Andrew Knowles, chief executive of design agency JKR, argues that if "borrowing" intellectual property becomes fair game, British innovation will suffer as a result.

He argues: "If people are allowed to mimic the leading brands very closely, it is giving them an advantage and potentially legitimising a form of behaviour that although not technically illegal, is certainly morally dubious."

However, retailers deny any wrongdoing. Boots and Tesco both told Marketing they work hard to ensure all products comply with intellectual property law, and claim own-brand products are designed with their customers' best interests at heart. 

A Boots spokeswoman explained that "colourways" used in its own-brand products are "synonymous with certain active ingredients and so are an important cue in helping a customer navigate through their choices".

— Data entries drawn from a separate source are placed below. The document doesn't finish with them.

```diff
+#pragma unroll
+            for (int i = 0; i < ORS_DRAIN; ++i) rq[(g + 1) & 1][i] = *reinterpret_cast<const float4*>(res + 16 * ((g + 1) * ORS_DRAIN + i));
+          }
+#pragma unroll
+          for (int i = 0; i < ORS_DRAIN; ++i) {
+            const int j = g * ORS_DRAIN + i;
+            float4 o = tile_out(j);
+            const float4 r4 = rq[g & 1][i];
+            o.x += r4.x; o.y += r4.y; o.z += r4.z; o.w += r4.w;
+            *reinterpret_cast<float4*>(out + 16 * j) = o;
+          }
+        }
+      } else {
+#pragma unroll
+        for (int j = 0; j < ORS_NT; ++j) *reinterpret_cast<float4*>(out + 16 * j) = tile_out(j);
       }
     }
     asm volatile("s_waitcnt vmcnt(0)" ::: "memory");
@@ -311,7 +335,7 @@
     static bool s_told = false;
     if (!s_told) {
       s_told = true;
-      fprintf(stderr, "[pdnhip] WARNING: PDN_OUTRES_SPLIT=0 -- the layer input gradients and the down projection stay on the fp32 MFMA kernel\n");
+      fprintf(stderr, "[pdnhip] WARNING: PDN_OUTRES_SPLIT=0 -- the layer input gradients, the down projection and the 288 x 288 products stay on the fp32 MFMA kernels\n");
     }
     return 0;
   }
@@ -321,7 +345,8 @@
 }
 
 int pdn_outres_split_launch(const float* A, const float* B, float* C, const float* bias, const float* residual, int M, int K,
-                            int64_t lda, int64_t ldb, int64_t ldc, int b_trans, int kb, int64_t b_bstride, void* stream) {
+                            int64_t lda, int64_t ldb, int64_t ldc, int b_trans, int kb, int64_t b_bstride, void* stream,
+                            int count_slot) {
   const char* ea = getenv("PDN_OUTRES_SPLIT_ABLATE");
   const int ablate = ea ? atoi(ea) : 0;
   if (ablate != 0) {
@@ -345,10 +370,10 @@
   w.np = np; w.ppb = kb > 0 ? kb / ORS_KP : np; w.ldb = ldb; w.bstride = kb > 0 ? b_bstride : 0;
   if (b_trans) {
     hipLaunchKernelGGL(ors_w_max_kernel<false>, dim3(np), dim3(256), 0, st, w);
-    hipLaunchKernelGGL(ors_w_img_kernel<false>, dim3(np), dim3(256), 0, st, w);
+    hipLaunchKernelGGL(ors_w_img_kernel<false>, dim3(np, ORS_IMG_WGS), dim3(256), 0, st, w);
   } else {
     hipLaunchKernelGGL(ors_w_max_kernel<true>, dim3(np), dim3(256), 0, st, w);
-    hipLaunchKernelGGL(ors_w_img_kernel<true>, dim3(np), dim3(256), 0, st, w);
+    hipLaunchKernelGGL(ors_w_img_kernel<true>, dim3(np, ORS_IMG_WGS), dim3(256), 0, st, w);
   }
   OrsParams p;
   memset(&p, 0, sizeof(p));
@@ -360,7 +385,7 @@
   const dim3 grid((unsigned)wgs);
   if (ablate == 3) hipLaunchKernelGGL(ors_main_kernel<3>, grid, dim3(512), 0, st, p);
   else STN_LAUNCH_ABLATE(ors_main_kernel, ablate, grid, stream, p);
-  pdn_count(PDN_CNT_OUTRES_SPLIT);
+  pdn_count(count_slot);
   PDN_LAUNCH_CHECK();
   return PDN_OK;
 }
diff --git a/pydynet_amd/csrc/outres_split_index.h b/pydynet_amd/csrc/outres_split_index.h
--- a/pydynet_amd/csrc/outres_split_index.h
+++ b/pydynet_amd/csrc/outres_split_index.h
@@ -17,6 +17,8 @@
 #define ORS_WG_ROWS 128
 #define ORS_RING0 (2 * ORS_PIECE)
 #define ORS_LDS (ORS_RING0 + 8 * ORS_RING * ORS_RAW)
+#define ORS_IMG_WGS ((ORS_N * 4 + 255) / 256)
+#define ORS_DRAIN 6
 #define ORS_MAX_WGS 256
 #define ORS_MIN_ROWS 65536
 #define ORS_MIN_K 256
```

Boots points out its customers do not shop by visual appearance alone, but also consider "price comparison, brand loyalty, promotions and advice from trained store colleagues".

However, the brand owners are dubious of the motives of the retailers, with British Brands Group director John Noble hitting out at "unregulated" copycat practices.

Noble said: "There is clearly an advantage to a copier doing this, a disadvantage to the consumer because they are misled, and a disadvantage to the original company who is investing in the reputation in the first place, because their costs increase and their revenues fall. It is fairly clear who are the winners and losers."

Whether the consumers are truly at a disadvantage is the key issue in the whole debate and until that is proved, or the Government decides to do more to protect intellectual property, it is the brand owners who will continue to be on the losing side.